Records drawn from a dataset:
- - - - - - -
extern "C" int rstnet_tc_gemm_create(const rstnet_tc_gemm_desc* d, rstnet_tc_plan** out) {
  RSTNET_REQUIRE(d && out, "tc_gemm_create: null argument");
  RSTNET_REQUIRE(d->A && d->W && d->C, "tc_gemm_create: null tensor pointer");
  RSTNET_REQUIRE(d->precision != 0 || d->W_lo, "tc_gemm_create: precision 0 (3xTF32) needs W_lo");
  RSTNET_REQUIRE(d->Kc > 0 && d->Kc % TC_BKE == 0, "tc_gemm_create: Kc (%d) must be a multiple of %d", d->Kc, TC_BKE);
  RSTNET_REQUIRE(d->N > 0 && d->N % 4 == 0, "tc_gemm_create: N (%d) must be a multiple of 4", d->N);
  RSTNET_REQUIRE(d->taps >= 1 && d->I_out > 0 && d->O_out > 0, "tc_gemm_create: bad shape");
  RSTNET_REQUIRE(d->precision == 0 || d->precision == 1, "tc_gemm_create: precision must be 0 (3xTF32) or 1 (TF32)");
  RSTNET_REQUIRE(d->pre_act == ACT_NONE || d->pre_act == ACT_ELU, "tc_gemm_create: pre_act must be NONE or ELU (got %d)", d->pre_act);
  RSTNET_REQUIRE((uintptr_t)d->A % 16 == 0 && (uintptr_t)d->W % 16 == 0 && (uintptr_t)d->C % 16 == 0 &&
                     d->a_i_stride % 4 == 0 && d->a_o_stride % 4 == 0 && d->c_i_stride % 4 == 0 && d->c_o_stride % 4 == 0 &&
                     d->c_split_stride % 4 == 0 && d->n_split % 4 == 0,
                 "tc_gemm_create: 16-byte alignment required");
  EncodeTiledFn enc = get_encode_fn();
  RSTNET_REQUIRE(enc != nullptr, "tc_gemm_create: cuTensorMapEncodeTiled unavailable (no CUDA driver?)");
  rstnet_tc_plan* pl = new rstnet_tc_plan();
  const int N = d->N;
  const int sms = sm_count();
  pl->bn = N >= 64 ? 64 : 32;
  const int i_tiles = ceil_div(d->I_out, TC_BM);
  {
    const long long mt = (long long)i_tiles * d->O_out;
    const long long t64 = mt * ceil_div(N, 64), t32 = mt * ceil_div(N, 32);
    if (pl->bn == 64 && ((t32 + sms - 1) / sms) * 2 <= ((t64 + sms - 1) / sms) * 3) pl->bn = 32;
  }
  pl->prec = d->precision;
  {
    cuuint64_t gdim[3] = {(cuuint64_t)d->a_c_extent, (cuuint64_t)d->a_i_extent, (cuuint64_t)d->a_o_extent};
    cuuint64_t gstr[2] = {(cuuint64_t)d->a_i_stride * 4, (cuuint64_t)d->a_o_stride * 4};
    cuuint32_t box[3] = {TC_BKE, TC_BM, 1};
    cuuint32_t estr[3] = {1, 1, 1};
    CUresult r = enc(&pl->tmA, CU_TENSOR_MAP_DATA_TYPE_FLOAT32, 3, (void*)d->A, gdim, gstr, box, estr, CU_TENSOR_MAP_INTERLEAVE_NONE,
                     CU_TENSOR_MAP_SWIZZLE_128B, CU_TENSOR_MAP_L2_PROMOTION_L2_128B, CU_TENSOR_MAP_FLOAT_OOB_FILL_NONE);
    if (r != CUDA_SUCCESS) {
      delete pl;
      set_error("tc_gemm_create: cuTensorMapEncodeTiled(A) failed with %d", (int)r);
      return 3;
    }
  }
  {
    cuuint64_t gdim[2] = {(cuuint64_t)d->taps * d->Kc, (cuuint64_t)N};
    cuuint64_t gstr[1] = {(cuuint64_t)d->taps * d->Kc * 4};
    cuuint32_t box[2] = {TC_BKE, (cuuint32_t)pl->bn};
    cuuint32_t estr[2] = {1, 1};
    CUresult r = enc(&pl->tmW, CU_TENSOR_MAP_DATA_TYPE_FLOAT32, 2, (void*)d->W, gdim, gstr, box, estr, CU_TENSOR_MAP_INTERLEAVE_NONE,
                     CU_TENSOR_MAP_SWIZZLE_128B, CU_TENSOR_MAP_L2_PROMOTION_L2_256B, CU_TENSOR_MAP_FLOAT_OOB_FILL_NONE);
    if (r == CUDA_SUCCESS && d->W_lo)
      r = enc(&pl->tmWlo, CU_TENSOR_MAP_DATA_TYPE_FLOAT32, 2, (void*)d->W_lo, gdim, gstr, box, estr, CU_TENSOR_MAP_INTERLEAVE_NONE,
              CU_TENSOR_MAP_SWIZZLE_128B, CU_TENSOR_MAP_L2_PROMOTION_L2_256B, CU_TENSOR_MAP_FLOAT_OOB_FILL_NONE);
    else
      pl->tmWlo = pl->tmW;
    if (r != CUDA_SUCCESS) {
      delete pl;
      set_error("tc_gemm_create: cuTensorMapEncodeTiled(W) failed with %d", (int)r);
      return 3;
    }
  }
  TcParams& p = pl->p;
  p.C2 = d->C2; p.act2 = d->act2;
  p.C = d->C; p.c_i_stride = d->c_i_stride; p.c_o_stride = d->c_o_stride; p.c_split_stride = d->c_split_stride;
  p.R = d->R; p.r_i_stride = d->r_i_stride; p.r_o_stride = d->r_o_stride; p.r_split_stride = d->r_split_stride;
  p.bias = d->bias; p.scale = d->scale; p.n_split = d->n_split;
  p.I_out = d->I_out; p.O_out = d->O_out; p.N = N; p.Kc = d->Kc;
  p.taps = d->taps; p.tap_di = d->tap_di; p.tap_do = d->tap_do; p.o_mul = d->o_mul; p.kchunks = d->Kc / TC_BKE;
  p.pre_act = d->pre_act; p.post_act = d->post_act; p.i_tiles = i_tiles;
  p.m_tiles = i_tiles * d->O_out;
  p.n_tiles = ceil_div(N, pl->bn);
  const long long tiles = (long long)p.m_tiles * p.n_tiles;
  pl->grid = dim3((unsigned)(tiles < sms ? tiles : sms));
  *out = pl;
  return 0;
}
- - - - - - -
- WHAT NEEDS TO BE DONE: Copy every record precisely, omitting nothing.

- RESULT OF THIS TASK:
extern "C" int rstnet_tc_gemm_create(const rstnet_tc_gemm_desc* d, rstnet_tc_plan** out) {
  RSTNET_REQUIRE(d && out, "tc_gemm_create: null argument");
  RSTNET_REQUIRE(d->A && d->W && d->C, "tc_gemm_create: null tensor pointer");
  RSTNET_REQUIRE(d->precision != 0 || d->W_lo, "tc_gemm_create: precision 0 (3xTF32) needs W_lo");
  RSTNET_REQUIRE(d->Kc > 0 && d->Kc % TC_BKE == 0, "tc_gemm_create: Kc (%d) must be a multiple of %d", d->Kc, TC_BKE);
  RSTNET_REQUIRE(d->N > 0 && d->N % 4 == 0, "tc_gemm_create: N (%d) must be a multiple of 4", d->N);
  RSTNET_REQUIRE(d->taps >= 1 && d->I_out > 0 && d->O_out > 0, "tc_gemm_create: bad shape");
  RSTNET_REQUIRE(d->precision == 0 || d->precision == 1, "tc_gemm_create: precision must be 0 (3xTF32) or 1 (TF32)");
  RSTNET_REQUIRE(d->pre_act == ACT_NONE || d->pre_act == ACT_ELU, "tc_gemm_create: pre_act must be NONE or ELU (got %d)", d->pre_act);
  RSTNET_REQUIRE((uintptr_t)d->A % 16 == 0 && (uintptr_t)d->W % 16 == 0 && (uintptr_t)d->C % 16 == 0 &&
                     d->a_i_stride % 4 == 0 && d->a_o_stride % 4 == 0 && d->c_i_stride % 4 == 0 && d->c_o_stride % 4 == 0 &&
                     d->c_split_stride % 4 == 0 && d->n_split % 4 == 0,
                 "tc_gemm_create: 16-byte alignment required");
  EncodeTiledFn enc = get_encode_fn();
  RSTNET_REQUIRE(enc != nullptr, "tc_gemm_create: cuTensorMapEncodeTiled unavailable (no CUDA driver?)");
  rstnet_tc_plan* pl = new rstnet_tc_plan();
  const int N = d->N;
  const int sms = sm_count();
  pl->bn = N >= 64 ? 64 : 32;
  const int i_tiles = ceil_div(d->I_out, TC_BM);
  {
    const long long mt = (long long)i_tiles * d->O_out;
    const long long t64 = mt * ceil_div(N, 64), t32 = mt * ceil_div(N, 32);
    if (pl->bn == 64 && ((t32 + sms - 1) / sms) * 2 <= ((t64 + sms - 1) / sms) * 3) pl->bn = 32;
  }
  pl->prec = d->precision;
  {
    cuuint64_t gdim[3] = {(cuuint64_t)d->a_c_extent, (cuuint64_t)d->a_i_extent, (cuuint64_t)d->a_o_extent};
    cuuint64_t gstr[2] = {(cuuint64_t)d->a_i_stride * 4, (cuuint64_t)d->a_o_stride * 4};
    cuuint32_t box[3] = {TC_BKE, TC_BM, 1};
    cuuint32_t estr[3] = {1, 1, 1};
    CUresult r = enc(&pl->tmA, CU_TENSOR_MAP_DATA_TYPE_FLOAT32, 3, (void*)d->A, gdim, gstr, box, estr, CU_TENSOR_MAP_INTERLEAVE_NONE,
                     CU_TENSOR_MAP_SWIZZLE_128B, CU_TENSOR_MAP_L2_PROMOTION_L2_128B, CU_TENSOR_MAP_FLOAT_OOB_FILL_NONE);
    if (r != CUDA_SUCCESS) {
      delete pl;
      set_error("tc_gemm_create: cuTensorMapEncodeTiled(A) failed with %d", (int)r);
      return 3;
    }
  }
  {
    cuuint64_t gdim[2] = {(cuuint64_t)d->taps * d->Kc, (cuuint64_t)N};
    cuuint64_t gstr[1] = {(cuuint64_t)d->taps * d->Kc * 4};
    cuuint32_t box[2] = {TC_BKE, (cuuint32_t)pl->bn};
    cuuint32_t estr[2] = {1, 1};
    CUresult r = enc(&pl->tmW, CU_TENSOR_MAP_DATA_TYPE_FLOAT32, 2, (void*)d->W, gdim, gstr, box, estr, CU_TENSOR_MAP_INTERLEAVE_NONE,
                     CU_TENSOR_MAP_SWIZZLE_128B, CU_TENSOR_MAP_L2_PROMOTION_L2_256B, CU_TENSOR_MAP_FLOAT_OOB_FILL_NONE);
    if (r == CUDA_SUCCESS && d->W_lo)
      r = enc(&pl->tmWlo, CU_TENSOR_MAP_DATA_TYPE_FLOAT32, 2, (void*)d->W_lo, gdim, gstr, box, estr, CU_TENSOR_MAP_INTERLEAVE_NONE,
              CU_TENSOR_MAP_SWIZZLE_128B, CU_TENSOR_MAP_L2_PROMOTION_L2_256B, CU_TENSOR_MAP_FLOAT_OOB_FILL_NONE);
    else
      pl->tmWlo = pl->tmW;
    if (r != CUDA_SUCCESS) {
      delete pl;
      set_error("tc_gemm_create: cuTensorMapEncodeTiled(W) failed with %d", (int)r);
      return 3;
    }
  }
  TcParams& p = pl->p;
  p.C2 = d->C2; p.act2 = d->act2;
  p.C = d->C; p.c_i_stride = d->c_i_stride; p.c_o_stride = d->c_o_stride; p.c_split_stride = d->c_split_stride;
  p.R = d->R; p.r_i_stride = d->r_i_stride; p.r_o_stride = d->r_o_stride; p.r_split_stride = d->r_split_stride;
  p.bias = d->bias; p.scale = d->scale; p.n_split = d->n_split;
  p.I_out = d->I_out; p.O_out = d->O_out; p.N = N; p.Kc = d->Kc;
  p.taps = d->taps; p.tap_di = d->tap_di; p.tap_do = d->tap_do; p.o_mul = d->o_mul; p.kchunks = d->Kc / TC_BKE;
  p.pre_act = d->pre_act; p.post_act = d->post_act; p.i_tiles = i_tiles;
  p.m_tiles = i_tiles * d->O_out;
  p.n_tiles = ceil_div(N, pl->bn);
  const long long tiles = (long long)p.m_tiles * p.n_tiles;
  pl->grid = dim3((unsigned)(tiles < sms ? tiles : sms));
  *out = pl;
  return 0;
}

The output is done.